-- Task prompt --
The expected answer is the set of lines in the data below between the line holding "template <bool kStats>" and the line holding "List *lists , MateProbe", inclusive, written out exactly.

[Opening Provided entries section]

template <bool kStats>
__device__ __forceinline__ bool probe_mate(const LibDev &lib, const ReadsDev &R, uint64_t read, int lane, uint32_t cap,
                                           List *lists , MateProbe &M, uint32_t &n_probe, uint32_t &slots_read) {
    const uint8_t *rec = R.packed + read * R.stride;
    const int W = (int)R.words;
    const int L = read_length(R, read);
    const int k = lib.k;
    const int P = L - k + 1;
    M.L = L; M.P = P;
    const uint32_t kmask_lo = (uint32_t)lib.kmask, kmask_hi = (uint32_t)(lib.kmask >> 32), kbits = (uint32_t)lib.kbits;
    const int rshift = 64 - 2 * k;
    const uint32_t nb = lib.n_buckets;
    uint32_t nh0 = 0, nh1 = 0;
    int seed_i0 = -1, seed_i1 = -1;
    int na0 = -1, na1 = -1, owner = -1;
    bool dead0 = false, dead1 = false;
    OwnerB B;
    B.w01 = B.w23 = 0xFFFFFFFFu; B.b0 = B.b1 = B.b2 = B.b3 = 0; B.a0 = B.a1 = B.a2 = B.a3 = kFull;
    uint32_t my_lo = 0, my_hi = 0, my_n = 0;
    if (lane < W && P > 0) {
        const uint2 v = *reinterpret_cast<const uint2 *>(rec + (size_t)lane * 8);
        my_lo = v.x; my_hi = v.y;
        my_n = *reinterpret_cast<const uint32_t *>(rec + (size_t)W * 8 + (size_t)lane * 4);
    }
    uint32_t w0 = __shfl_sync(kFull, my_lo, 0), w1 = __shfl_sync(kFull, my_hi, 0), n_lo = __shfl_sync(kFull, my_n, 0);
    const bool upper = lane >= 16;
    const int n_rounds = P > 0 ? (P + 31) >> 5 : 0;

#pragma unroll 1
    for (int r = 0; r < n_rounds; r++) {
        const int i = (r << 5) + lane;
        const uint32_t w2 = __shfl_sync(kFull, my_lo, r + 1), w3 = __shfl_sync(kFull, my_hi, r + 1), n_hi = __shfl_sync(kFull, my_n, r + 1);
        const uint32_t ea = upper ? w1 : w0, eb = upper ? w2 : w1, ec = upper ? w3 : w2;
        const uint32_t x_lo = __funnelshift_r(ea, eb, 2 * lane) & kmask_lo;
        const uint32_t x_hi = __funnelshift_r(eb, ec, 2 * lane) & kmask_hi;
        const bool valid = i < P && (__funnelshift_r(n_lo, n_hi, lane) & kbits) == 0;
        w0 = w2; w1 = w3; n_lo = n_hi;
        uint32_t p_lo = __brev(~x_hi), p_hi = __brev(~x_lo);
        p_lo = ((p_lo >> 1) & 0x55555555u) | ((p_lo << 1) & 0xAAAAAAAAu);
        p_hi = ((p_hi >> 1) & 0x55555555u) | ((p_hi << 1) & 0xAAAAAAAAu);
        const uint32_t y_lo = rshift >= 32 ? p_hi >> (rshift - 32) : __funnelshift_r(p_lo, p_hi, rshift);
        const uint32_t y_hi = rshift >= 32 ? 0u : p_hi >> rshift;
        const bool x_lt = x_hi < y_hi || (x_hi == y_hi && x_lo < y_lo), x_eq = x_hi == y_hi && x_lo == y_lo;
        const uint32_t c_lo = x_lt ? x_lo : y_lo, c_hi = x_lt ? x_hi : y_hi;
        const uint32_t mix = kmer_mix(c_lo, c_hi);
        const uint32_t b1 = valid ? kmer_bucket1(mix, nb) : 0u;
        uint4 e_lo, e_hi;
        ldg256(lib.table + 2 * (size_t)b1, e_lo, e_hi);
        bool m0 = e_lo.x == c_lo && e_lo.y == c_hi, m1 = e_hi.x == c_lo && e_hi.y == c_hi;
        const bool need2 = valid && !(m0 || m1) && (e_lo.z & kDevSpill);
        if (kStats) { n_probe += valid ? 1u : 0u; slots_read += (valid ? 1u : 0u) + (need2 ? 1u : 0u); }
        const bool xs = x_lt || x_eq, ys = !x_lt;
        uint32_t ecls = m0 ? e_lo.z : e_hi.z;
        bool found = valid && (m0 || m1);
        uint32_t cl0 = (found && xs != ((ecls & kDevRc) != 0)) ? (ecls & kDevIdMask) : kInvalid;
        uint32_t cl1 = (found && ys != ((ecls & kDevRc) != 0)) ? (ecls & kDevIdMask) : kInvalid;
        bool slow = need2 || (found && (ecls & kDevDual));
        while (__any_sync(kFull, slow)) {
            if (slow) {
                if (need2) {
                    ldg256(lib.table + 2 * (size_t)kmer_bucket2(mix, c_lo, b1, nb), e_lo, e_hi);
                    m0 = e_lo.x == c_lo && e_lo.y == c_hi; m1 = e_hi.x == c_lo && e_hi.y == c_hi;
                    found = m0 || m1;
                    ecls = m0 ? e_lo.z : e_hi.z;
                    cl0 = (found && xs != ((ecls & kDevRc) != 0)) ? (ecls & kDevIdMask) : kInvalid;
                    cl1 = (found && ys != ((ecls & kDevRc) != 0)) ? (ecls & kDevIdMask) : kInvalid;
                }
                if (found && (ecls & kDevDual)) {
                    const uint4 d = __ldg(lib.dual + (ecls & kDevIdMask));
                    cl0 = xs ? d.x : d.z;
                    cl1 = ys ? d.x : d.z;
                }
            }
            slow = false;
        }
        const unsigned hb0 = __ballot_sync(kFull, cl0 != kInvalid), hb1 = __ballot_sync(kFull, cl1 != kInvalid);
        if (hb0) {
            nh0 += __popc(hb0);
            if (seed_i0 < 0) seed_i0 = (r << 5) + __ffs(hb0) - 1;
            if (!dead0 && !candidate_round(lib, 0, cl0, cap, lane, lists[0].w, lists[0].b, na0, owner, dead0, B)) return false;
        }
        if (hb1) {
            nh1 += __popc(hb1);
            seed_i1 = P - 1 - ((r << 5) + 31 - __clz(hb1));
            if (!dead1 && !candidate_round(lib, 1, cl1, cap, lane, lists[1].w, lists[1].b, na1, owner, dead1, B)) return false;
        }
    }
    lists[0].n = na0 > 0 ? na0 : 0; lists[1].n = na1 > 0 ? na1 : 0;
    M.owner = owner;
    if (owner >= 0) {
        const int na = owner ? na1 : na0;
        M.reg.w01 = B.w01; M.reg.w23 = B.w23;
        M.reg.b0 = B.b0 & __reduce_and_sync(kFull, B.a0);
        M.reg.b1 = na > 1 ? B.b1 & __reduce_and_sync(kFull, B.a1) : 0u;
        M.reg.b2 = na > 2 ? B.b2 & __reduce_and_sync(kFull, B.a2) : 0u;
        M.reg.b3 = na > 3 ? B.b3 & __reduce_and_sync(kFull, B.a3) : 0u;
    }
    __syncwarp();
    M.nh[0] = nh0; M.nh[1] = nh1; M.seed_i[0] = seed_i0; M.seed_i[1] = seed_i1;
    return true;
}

[Closing Provided entries section]
[Opening Provided entries section]

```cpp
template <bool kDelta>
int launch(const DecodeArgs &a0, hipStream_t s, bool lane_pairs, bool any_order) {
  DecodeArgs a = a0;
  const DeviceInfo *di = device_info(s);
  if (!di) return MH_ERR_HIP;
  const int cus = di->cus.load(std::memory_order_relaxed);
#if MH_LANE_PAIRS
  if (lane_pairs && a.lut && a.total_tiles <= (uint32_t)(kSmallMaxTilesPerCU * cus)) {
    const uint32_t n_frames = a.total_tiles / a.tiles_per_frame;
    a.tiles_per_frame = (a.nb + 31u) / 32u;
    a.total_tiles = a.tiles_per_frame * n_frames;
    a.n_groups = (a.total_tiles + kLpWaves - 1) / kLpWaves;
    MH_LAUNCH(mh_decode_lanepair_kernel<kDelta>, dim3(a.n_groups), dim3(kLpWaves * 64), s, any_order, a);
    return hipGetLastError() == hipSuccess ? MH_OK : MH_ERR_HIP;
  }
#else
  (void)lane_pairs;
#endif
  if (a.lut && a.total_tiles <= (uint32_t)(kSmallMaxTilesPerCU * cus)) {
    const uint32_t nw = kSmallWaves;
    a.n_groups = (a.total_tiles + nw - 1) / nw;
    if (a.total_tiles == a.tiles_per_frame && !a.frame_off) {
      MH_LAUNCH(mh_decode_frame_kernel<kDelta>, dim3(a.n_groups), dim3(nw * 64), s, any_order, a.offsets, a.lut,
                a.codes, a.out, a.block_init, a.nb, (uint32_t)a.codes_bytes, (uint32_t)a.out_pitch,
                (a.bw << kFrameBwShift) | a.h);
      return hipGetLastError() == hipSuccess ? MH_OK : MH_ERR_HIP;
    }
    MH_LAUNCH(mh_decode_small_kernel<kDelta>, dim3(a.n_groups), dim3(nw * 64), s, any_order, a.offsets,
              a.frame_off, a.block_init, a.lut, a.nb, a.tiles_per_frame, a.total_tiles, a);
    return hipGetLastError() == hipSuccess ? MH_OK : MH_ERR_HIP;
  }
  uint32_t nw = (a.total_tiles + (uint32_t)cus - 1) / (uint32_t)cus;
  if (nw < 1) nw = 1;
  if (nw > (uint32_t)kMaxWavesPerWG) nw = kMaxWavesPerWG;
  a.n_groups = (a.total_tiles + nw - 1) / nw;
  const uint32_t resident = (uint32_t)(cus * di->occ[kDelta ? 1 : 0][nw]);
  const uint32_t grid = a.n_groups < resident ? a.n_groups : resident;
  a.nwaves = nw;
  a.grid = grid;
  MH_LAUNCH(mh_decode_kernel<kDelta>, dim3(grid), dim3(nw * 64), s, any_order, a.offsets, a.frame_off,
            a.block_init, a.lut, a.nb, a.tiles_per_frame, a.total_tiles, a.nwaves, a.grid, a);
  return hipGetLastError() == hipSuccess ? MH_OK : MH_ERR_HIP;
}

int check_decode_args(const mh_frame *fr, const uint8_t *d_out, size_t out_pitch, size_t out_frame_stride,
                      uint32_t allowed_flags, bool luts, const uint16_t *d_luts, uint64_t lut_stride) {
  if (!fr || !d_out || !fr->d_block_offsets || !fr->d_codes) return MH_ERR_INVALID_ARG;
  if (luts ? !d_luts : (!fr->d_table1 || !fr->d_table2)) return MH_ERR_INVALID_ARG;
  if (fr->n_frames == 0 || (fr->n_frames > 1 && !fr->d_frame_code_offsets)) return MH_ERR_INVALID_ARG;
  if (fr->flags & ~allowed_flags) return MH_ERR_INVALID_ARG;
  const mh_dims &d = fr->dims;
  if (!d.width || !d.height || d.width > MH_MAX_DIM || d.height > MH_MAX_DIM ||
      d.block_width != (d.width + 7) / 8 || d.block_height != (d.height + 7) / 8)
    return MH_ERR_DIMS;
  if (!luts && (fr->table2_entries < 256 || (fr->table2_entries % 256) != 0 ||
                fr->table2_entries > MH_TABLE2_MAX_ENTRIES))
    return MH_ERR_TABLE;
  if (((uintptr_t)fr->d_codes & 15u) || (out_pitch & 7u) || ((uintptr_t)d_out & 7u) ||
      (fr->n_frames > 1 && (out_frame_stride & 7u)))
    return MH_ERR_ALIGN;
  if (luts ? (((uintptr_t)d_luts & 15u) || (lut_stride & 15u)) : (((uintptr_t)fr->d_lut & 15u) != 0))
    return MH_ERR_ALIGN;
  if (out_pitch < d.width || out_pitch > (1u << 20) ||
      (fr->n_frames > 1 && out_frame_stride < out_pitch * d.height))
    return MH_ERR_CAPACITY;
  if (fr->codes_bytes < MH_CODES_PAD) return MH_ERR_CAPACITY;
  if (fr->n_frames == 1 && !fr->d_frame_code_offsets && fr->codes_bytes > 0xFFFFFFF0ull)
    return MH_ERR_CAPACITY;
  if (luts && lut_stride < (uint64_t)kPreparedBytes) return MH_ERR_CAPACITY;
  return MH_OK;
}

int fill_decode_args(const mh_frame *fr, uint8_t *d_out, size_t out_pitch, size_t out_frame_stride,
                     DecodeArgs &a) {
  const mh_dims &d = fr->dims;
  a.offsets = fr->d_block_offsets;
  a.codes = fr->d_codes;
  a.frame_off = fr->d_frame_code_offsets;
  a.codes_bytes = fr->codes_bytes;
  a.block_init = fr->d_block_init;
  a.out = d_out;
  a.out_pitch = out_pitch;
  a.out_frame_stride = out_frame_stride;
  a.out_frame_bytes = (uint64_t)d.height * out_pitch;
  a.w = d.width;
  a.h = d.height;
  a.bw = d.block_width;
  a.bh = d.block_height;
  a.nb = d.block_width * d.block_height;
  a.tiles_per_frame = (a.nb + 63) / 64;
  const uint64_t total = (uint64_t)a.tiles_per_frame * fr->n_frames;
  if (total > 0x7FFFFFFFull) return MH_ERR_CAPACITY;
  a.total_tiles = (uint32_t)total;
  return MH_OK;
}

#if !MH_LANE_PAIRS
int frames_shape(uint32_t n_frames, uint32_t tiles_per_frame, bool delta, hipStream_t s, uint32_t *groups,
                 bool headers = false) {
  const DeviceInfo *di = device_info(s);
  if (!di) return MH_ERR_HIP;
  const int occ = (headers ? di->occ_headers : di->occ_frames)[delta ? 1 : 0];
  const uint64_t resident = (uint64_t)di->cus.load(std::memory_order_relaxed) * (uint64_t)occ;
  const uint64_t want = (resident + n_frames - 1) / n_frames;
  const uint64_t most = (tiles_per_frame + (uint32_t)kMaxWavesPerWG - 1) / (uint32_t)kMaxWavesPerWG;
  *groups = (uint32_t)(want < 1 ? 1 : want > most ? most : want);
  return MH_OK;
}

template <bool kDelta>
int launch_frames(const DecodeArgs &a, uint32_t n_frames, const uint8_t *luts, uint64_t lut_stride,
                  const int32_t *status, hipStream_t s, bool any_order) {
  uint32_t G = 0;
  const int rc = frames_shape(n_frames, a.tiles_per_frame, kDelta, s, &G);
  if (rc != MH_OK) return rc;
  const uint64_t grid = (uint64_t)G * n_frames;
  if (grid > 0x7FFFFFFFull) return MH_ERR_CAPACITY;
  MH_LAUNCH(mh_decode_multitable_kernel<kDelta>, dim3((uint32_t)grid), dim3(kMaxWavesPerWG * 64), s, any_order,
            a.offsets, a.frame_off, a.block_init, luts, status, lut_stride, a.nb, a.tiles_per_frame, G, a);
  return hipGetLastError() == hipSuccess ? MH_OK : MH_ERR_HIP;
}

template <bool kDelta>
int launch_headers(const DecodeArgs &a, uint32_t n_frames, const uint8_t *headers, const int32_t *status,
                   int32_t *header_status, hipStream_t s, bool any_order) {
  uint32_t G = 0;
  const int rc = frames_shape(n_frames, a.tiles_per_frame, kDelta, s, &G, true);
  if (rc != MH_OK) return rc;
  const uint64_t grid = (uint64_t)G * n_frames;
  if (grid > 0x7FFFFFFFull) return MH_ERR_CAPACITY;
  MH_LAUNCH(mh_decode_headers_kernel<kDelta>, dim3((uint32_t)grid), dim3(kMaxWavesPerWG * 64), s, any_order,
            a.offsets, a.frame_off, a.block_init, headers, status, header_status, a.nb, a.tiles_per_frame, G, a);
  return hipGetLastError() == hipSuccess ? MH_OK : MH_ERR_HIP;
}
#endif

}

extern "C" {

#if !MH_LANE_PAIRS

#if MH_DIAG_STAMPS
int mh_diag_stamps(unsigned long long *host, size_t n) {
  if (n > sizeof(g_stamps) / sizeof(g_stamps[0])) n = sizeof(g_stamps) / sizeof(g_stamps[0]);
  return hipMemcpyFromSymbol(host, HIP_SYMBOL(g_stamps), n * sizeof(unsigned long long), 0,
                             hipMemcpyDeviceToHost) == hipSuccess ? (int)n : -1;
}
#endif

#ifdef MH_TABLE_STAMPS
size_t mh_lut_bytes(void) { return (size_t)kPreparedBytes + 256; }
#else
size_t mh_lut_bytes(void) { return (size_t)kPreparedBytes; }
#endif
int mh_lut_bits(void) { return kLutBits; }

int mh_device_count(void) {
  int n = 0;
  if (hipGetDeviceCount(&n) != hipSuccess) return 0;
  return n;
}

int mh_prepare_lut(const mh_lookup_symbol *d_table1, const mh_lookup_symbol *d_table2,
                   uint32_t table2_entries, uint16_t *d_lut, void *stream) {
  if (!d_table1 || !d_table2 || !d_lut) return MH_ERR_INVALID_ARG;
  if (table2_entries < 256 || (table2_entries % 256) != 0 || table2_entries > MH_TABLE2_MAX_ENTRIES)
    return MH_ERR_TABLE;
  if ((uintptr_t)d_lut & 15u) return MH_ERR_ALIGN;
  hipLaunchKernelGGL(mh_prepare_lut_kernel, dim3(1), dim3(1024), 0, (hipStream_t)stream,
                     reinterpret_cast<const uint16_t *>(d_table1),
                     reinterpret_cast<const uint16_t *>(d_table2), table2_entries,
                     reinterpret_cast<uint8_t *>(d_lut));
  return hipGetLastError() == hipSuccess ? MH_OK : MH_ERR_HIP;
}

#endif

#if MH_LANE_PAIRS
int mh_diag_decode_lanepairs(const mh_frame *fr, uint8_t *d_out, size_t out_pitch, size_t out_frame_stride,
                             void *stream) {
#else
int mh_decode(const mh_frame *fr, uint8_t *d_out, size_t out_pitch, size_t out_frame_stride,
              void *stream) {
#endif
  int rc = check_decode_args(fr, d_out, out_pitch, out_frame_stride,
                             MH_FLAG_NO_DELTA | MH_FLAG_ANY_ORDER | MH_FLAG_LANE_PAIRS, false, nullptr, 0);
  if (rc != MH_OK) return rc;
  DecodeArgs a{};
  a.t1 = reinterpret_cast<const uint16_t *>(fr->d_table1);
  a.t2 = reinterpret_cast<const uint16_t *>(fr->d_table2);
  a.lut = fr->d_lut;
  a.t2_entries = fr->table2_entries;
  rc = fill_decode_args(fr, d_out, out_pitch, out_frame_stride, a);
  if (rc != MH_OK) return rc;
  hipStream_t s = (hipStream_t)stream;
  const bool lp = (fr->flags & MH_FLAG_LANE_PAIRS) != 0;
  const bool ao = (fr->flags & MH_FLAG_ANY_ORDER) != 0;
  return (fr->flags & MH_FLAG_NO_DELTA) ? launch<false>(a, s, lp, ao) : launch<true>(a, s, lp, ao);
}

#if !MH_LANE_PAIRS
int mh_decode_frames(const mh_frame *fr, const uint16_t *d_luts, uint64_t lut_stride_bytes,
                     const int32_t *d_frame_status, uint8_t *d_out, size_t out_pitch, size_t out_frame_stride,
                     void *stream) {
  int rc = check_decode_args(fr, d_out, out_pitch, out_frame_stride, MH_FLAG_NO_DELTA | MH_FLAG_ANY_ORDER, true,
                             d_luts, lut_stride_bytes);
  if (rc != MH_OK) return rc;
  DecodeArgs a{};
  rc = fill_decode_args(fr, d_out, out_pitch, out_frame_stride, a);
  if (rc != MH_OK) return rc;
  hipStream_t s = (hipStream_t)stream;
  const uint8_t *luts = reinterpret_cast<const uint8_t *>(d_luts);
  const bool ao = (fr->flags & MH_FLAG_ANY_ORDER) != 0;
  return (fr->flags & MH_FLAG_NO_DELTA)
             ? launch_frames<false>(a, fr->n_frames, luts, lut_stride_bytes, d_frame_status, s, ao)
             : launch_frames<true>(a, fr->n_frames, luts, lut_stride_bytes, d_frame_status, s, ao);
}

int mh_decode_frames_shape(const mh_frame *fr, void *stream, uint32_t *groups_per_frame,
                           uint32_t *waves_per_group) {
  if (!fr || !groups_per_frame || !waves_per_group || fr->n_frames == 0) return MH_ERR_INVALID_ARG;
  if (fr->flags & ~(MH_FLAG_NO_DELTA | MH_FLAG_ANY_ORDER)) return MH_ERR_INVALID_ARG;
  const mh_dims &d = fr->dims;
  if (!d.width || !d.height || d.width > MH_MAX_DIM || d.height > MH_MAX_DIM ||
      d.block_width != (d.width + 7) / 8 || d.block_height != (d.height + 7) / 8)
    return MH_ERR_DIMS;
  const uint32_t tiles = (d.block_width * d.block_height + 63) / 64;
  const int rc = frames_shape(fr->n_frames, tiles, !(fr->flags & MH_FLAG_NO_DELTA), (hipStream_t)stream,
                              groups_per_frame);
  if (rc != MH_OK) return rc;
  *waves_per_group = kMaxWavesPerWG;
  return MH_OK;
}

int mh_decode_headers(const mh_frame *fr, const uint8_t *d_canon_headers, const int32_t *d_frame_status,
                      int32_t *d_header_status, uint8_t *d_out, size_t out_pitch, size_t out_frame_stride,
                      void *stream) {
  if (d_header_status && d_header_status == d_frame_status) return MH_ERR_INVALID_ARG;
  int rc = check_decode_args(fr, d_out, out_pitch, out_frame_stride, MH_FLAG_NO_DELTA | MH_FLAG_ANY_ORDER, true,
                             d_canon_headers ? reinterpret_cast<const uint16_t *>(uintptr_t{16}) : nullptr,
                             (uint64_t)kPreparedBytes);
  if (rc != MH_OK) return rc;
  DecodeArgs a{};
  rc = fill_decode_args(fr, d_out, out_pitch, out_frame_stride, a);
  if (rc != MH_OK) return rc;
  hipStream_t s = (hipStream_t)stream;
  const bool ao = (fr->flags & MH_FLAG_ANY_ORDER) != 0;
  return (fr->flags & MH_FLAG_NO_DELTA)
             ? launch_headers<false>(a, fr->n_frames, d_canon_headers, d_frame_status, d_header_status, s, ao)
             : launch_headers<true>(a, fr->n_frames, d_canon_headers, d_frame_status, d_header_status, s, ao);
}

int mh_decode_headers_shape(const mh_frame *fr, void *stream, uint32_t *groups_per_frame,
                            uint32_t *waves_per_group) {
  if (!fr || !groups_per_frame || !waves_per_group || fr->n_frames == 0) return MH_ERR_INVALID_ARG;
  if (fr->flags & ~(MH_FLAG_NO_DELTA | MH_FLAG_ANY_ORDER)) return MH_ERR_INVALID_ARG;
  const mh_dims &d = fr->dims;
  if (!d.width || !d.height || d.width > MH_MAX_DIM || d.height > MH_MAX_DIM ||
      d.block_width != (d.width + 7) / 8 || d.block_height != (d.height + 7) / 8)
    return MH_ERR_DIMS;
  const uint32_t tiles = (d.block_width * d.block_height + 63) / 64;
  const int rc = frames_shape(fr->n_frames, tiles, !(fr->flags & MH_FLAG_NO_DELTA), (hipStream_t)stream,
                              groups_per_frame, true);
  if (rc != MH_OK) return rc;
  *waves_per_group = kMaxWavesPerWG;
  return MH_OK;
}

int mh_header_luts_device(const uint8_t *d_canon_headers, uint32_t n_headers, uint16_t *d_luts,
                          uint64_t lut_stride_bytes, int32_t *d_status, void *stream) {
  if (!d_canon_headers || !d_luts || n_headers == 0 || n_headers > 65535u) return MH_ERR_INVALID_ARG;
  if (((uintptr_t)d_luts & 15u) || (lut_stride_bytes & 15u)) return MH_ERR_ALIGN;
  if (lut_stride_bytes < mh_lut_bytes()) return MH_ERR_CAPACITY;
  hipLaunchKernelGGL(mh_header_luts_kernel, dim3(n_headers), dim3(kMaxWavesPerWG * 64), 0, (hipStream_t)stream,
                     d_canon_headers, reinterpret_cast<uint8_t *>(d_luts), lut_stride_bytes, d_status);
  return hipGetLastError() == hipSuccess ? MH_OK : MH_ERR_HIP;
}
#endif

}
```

[Closing Provided entries section]

-- Finished exercise --
template <bool kStats>
__device__ __forceinline__ bool probe_mate(const LibDev &lib, const ReadsDev &R, uint64_t read, int lane, uint32_t cap,
                                           List *lists , MateProbe &M, uint32_t &n_probe, uint32_t &slots_read) {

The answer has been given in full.